The Last Outrage!


The suffering or the Jews and others during the Holocaust is a horror which weirdly fascinates and repels at the same time. The intense practiced cruel cold-blooded murder and torture inflicted on men women and children over the course of years is difficult to fathom, and so some will say it never happened. They prefer a world in which such evil didn't exist or they would like that the hate they themselves feel were more justifiable and the Holocaust makes that impossible. And some just never seem to get it, to understand that such evil is fundamentally different, yet still a part of man. The desire to expunge the "other" is all too commonplace, even in our "enlightened" modern day. 


In the story "The Last Outrage" which perhaps inspired this collection, we are introduced to Dina Babbitt, a survivor of Auschwitz who had made a successful career in animation in the years after the liberation of the camp and the end of the war. She worked on cartoons as varied as Wile Coyote, Daffy Duck and Captain Crunch. But her story begins here with Snow White, which she painted as a mural on a wall in Auschwitz to help lift the veil of suffering from the children trapped there. No less than the "Angel of Death" the sadistic Dr. Joseph Mengele took notice and wished to use her talents to help him record some of his heinous experiments. She painted many portraits of people for the purpose of recording (in Mengele's eyes) their various deficiencies particularly in respect to skin tone. After the camps were freed she left this work and never thought of it more until she learned that a museum in Poland was displaying her works. She wanted them back and the museum shockingly failed to comply. And as a result a long effort, ultimately unsuccessful was waged to get back work produced under such vile circumstances and held with egregious contempt. 

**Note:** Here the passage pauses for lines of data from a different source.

template <typename T>
struct ProjScalars {
  double asum;
  double sumsq;
  T vmax;
  T vmin;
  int need;
  T theta;
  T scale;
  int fill;
  double t[L1_K];
  double lo, hi;
  int refine;
  int rounds_used;
  double theta_prev;
  unsigned long long n_compact;
  double spec_lo, spec_hi;
  double s_above, c_above;
  double hw;
  int spec_ok, spec_overflow;
  double dbg[4];
  T tau;
  long long quota;
  long long* cidx;
  double c_lo, c_hi;
  double br_tl, br_Sl, br_Cl, br_th, br_Sh, br_Ch;
  T tau_prev;
  double red[PREP_SLOTS];
  double ovf;
  double mm[2 * SIPX_MAX_WORLD];
  int gather_overflow;
  int lean;
  double coop_hi[2][SIPX_SOLVE_SLOTS], coop_lo[2][SIPX_SOLVE_SLOTS], coop_c[2][SIPX_SOLVE_SLOTS];
  unsigned coop_arrive, coop_finish, coop_abort;
  unsigned long long hist[SAMPLE_BINS];
  unsigned pass_ticket;
  unsigned samp_ticket;
  int rescaled, resc_bad;
  int want_sample;
  int sampled;
  int dbg_sampled;
  double samp_theta;
  double samp_bias;
  int samp_bias_ok;
  double samp_lo, samp_hi, samp_c;
};

struct ChainHooks {
  int world = 1, rank = 0;
  void* user = nullptr;
  void (*allreduce_sum)(void* user, double* buf, size_t count, hipStream_t s) = nullptr;
  void (*allgather)(void* user, void* buf, size_t chunk, int dtype_is_f64, hipStream_t s) = nullptr;
  void* gbuf = nullptr;
  long long gcap = 0;
  long long fcap = 0;
};

struct SampleCtl {
  int enable = 0;
  long long runs = 0;
  int* host_want = nullptr;
  int* host_ovf = nullptr;
  unsigned* verdict = nullptr;
  unsigned seq = 0;
  int lean_done = 0;
  int lean_known = 0;
  long long compact_cap = 0;
};

template <typename T>
struct SetArgs {
  T *y, *l, *dy, *lh0, *y0, *s0, *l0;
  T *yo, *lo;
  T* v;
  const T *x, *m, *xold, *lb, *ub;
// ... 135 lines not shown
struct MkArgs {
  int nsets;
  MkSet<T> s[MAX_SETS];
};

template <typename T>
struct QSet {
  T alpha;
  const T* ata;
  int nblk;
  int dir[3];
  T ih[3];
  int nband;
  long long off[9];
};
template <typename T>
struct QArgs {
  int nsets;
  QSet<T> s[MAX_SETS];
};

template <typename T>
struct RhsSet {
  const T *y, *l;
  T rho;
  int nblk;
  int dir[3];
  T ih[3];
};
template <typename T>
struct RhsArgs {
  int nsets;
  RhsSet<T> s[MAX_SETS];
};

template <typename T>
struct CgState {
  double ss;
  T rr;
  T gamma, alpha, beta;
  T nr0, tol, res_last;
  int done, flag, iters;
  T tol_ref;
  int it_outer;
  unsigned seq;
};

template <typename T>
struct K {
  static void spmv(hipStream_t s, const Grid& g, long long N, const T* R, const CdsArgs& a, const T* x, T* y);
  static void spmv_dot(hipStream_t s, long long N, long long r0, long long r1, const T* R, const CdsArgs& a, const T* p, T* Ap,
                       double* partials, const CgState<T>* st);
  static void resid(hipStream_t s, long long N, long long r0, long long r1, const T* R, const CdsArgs& a, const T* x, const T* b,
                    T* r, T* p, T* xold, double* partials);
  static bool resid_qupdate(hipStream_t s, const Grid& g, long long N, const T* R_old, T* R_new, const CdsArgs& a, const QArgs<T>& qa,
                            const T* x, const T* b, T* r, T* p, T* xold, double* partials);
  static void spmv_fused(hipStream_t s, long long N, const T* R, const CdsArgs& a, const T* r, const T* p_old, T* p_new, T* Ap,
                         double* partials, CgState<T>* st, CgState<T>* host, unsigned long long* ticket);
  static void sq_spmv(hipStream_t s, const Grid& g, const StencilQ<T>& q, const T* x, T* y);
  static void sq_spmv_dot(hipStream_t s, const Grid& g, const StencilQ<T>& q, const T* p, T* Ap, double* partials,
                          const CgState<T>* st);
  static void sq_resid(hipStream_t s, const Grid& g, const StencilQ<T>& q, const T* x, const T* b, T* r, T* p, T* xold,
                       double* partials);
  static void q_axpy(hipStream_t s, long long N, T* Qband, const T* Aband, T alpha);
  static void q_update(hipStream_t s, const Grid& g, long long r0, long long r1, const CdsArgs& q, const QArgs<T>& a, T* Q);
  static void gen_ata(hipStream_t s, const Grid& g, int nblk, const int* dir, const T* ih, int nband,
                      const long long* offs, T* R);
  static void cg_begin(hipStream_t s, double* partials, CgState<T>* st, CgState<T>* host, int it_outer, T tol_ref,
                       unsigned seq, unsigned long long* ticket);
  static void cg_update_xr(hipStream_t s, long long N, const T* x_in, T* x, const T* r_in, T* r, const T* p, const T* Ap, double* partials,
                           CgState<T>* st, CgState<T>* host, int iter, unsigned long long* ticket, long long hlo = 0,
                           long long hhi = 0);
  static void cg_update_p(hipStream_t s, long long N, T* p, const T* r, const double* partials, CgState<T>* st,
                          CgState<T>* host, unsigned long long* ticket, long long hlo = 0, long long hhi = 0);
  static void rhs_compose(hipStream_t s, const Grid& g, const RhsArgs<T>& a, T* rhs, int accumulate);
  static void yl(hipStream_t s, const Grid& g, const SetArgs<T>& a, double* partials);
  static void adj_norm(hipStream_t s, const Grid& g, const SetArgs<T>& a, double* partials);
  static bool yl_multi(hipStream_t s, const Grid& g, const MultiArgs<T>& a, bool probe_only = false);
  static void fwd(hipStream_t s, const Grid& g, int nblk, const int* dir, const T* ih, const T* x, T* out);
  static void adj(hipStream_t s, const Grid& g, int nblk, const int* dir, const T* ih, const T* v, T* out);
  static void log3(hipStream_t s, long long N, const T* x, const T* m, const T* xold, double* partials);
  static void q_update_mk(hipStream_t s, const Grid& g, const CdsArgs& q, const MkArgs<T>& a, T* Q);
  static void mirror_bands(hipStream_t s, long long N, const CdsArgs& q, T* Q);
  static void sum_uv(hipStream_t s, long long N, const T* u, const T* v, T* w);
  static void csr_spmv(hipStream_t s, long long M, const long long* rowptr, const long long* col, const T* val, const T* x, T* out);
  static void csc_adj_rhs(hipStream_t s, long long N, const long long* colptr, const long long* row, const T* val, const T* y,
                          const T* l, T rho, T* out, int accumulate);
  static void csc_adj_norm(hipStream_t s, long long N, const long long* colptr, const long long* row, const T* val, const T* dy,
                           double* partials);
  static void rows_pack(hipStream_t s, const Grid& g, int dir, long long nrows, const T* pad, T* rows);
  static void rows_unpack(hipStream_t s, const Grid& g, int dir, long long nrows, const T* rows, T* pad);
  static void fin_sum(hipStream_t s, const double* partials, int nslots, double* out_dev, double* out_host, unsigned* ticket = nullptr,
                      unsigned long long* word = nullptr, unsigned long long seq = 0);
  static void copy_f64(hipStream_t s, const double* src, double* dst, int n);
  static void ps_rescale(hipStream_t s, ProjScalars<T>* ps, double factor);
  static void proj_scalars_set(hipStream_t s, const Grid& g, const SetArgs<T>& a, int v_is_s, ProjScalars<T>* ps,
                               double* partials, T* maxpart, T* compact, long long true_len, SampleCtl ctl = SampleCtl(),
                               const ChainHooks* hooks = nullptr);
  static void spec_sums_pack(hipStream_t s, const SpecPackArgs<T>& A);
  static void spec_finish(hipStream_t s, SpecFinishArgs<T>& A);
  static void ps_rescale_multi(hipStream_t s, const RescaleMulti<T>& A);
  static void sample_multi(int stage, hipStream_t s, const Grid& g, const SampleMulti<T>& A, long long runs, const ChainHooks* hk);
  static void lean_multi(hipStream_t s, const Grid& g, const LeanMulti<T>& m);
  static void pass_multi(int mode, hipStream_t s, const Grid& g, const LeanMulti<T>& m, int v_is_s);
  static void search_tail(int stage, hipStream_t s, const SetArgs<T>& a, ProjScalars<T>* ps, double* partials, T* maxpart, T* compact,
                          long long true_len, SampleCtl ctl, double* reg);
  static void proj_scalars_stage(int stage, hipStream_t s, const Grid& g, const SetArgs<T>& a, int v_is_s, ProjScalars<T>* ps,
                                 double* partials, T* maxpart, T* compact, long long true_len, SampleCtl ctl, const ChainHooks* hooks,
                                 double* reg, T* gseg0, long long chunk);
  static void proj_scalars_arr(hipStream_t s, long long len, const T* v, int prox, T pmin, T pmax, ProjScalars<T>* ps,
                               double* partials, T* maxpart, T* compact, long long true_len);
  static void proj_scalars_arr_slab(hipStream_t s, long long len, const T* v, int prox, T pmin, T pmax, ProjScalars<T>* ps,
                                    double* partials, T* maxpart, T* compact, long long true_len, const ChainHooks* hooks,
                                    long long compact_len, int* host_ovf);
  static void proj_dist_set(hipStream_t s, const Grid& g, const SetArgs<T>& a, int v_is_s, const ProjScalars<T>* ps,
                            double* dst);
  static void ps_init(hipStream_t s, ProjScalars<T>* ps, long long* cidx);
  static void store_v(hipStream_t s, const Grid& g, const SetArgs<T>& a, int v_is_s, T* out);
};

"The Last Outrage" was first published in the Marvel comic X-Men: Magneto - Testament. The writer of this story and the essays in this collection Rachel Medoff  and the artist of this story Neal Adams worked to help Babbitt, but to no avail and she passed away some years ago. Not only did the Holocaust happen, but thanks to the small-minded greed of people like the museum directors in Poland, the suffering it caused continues.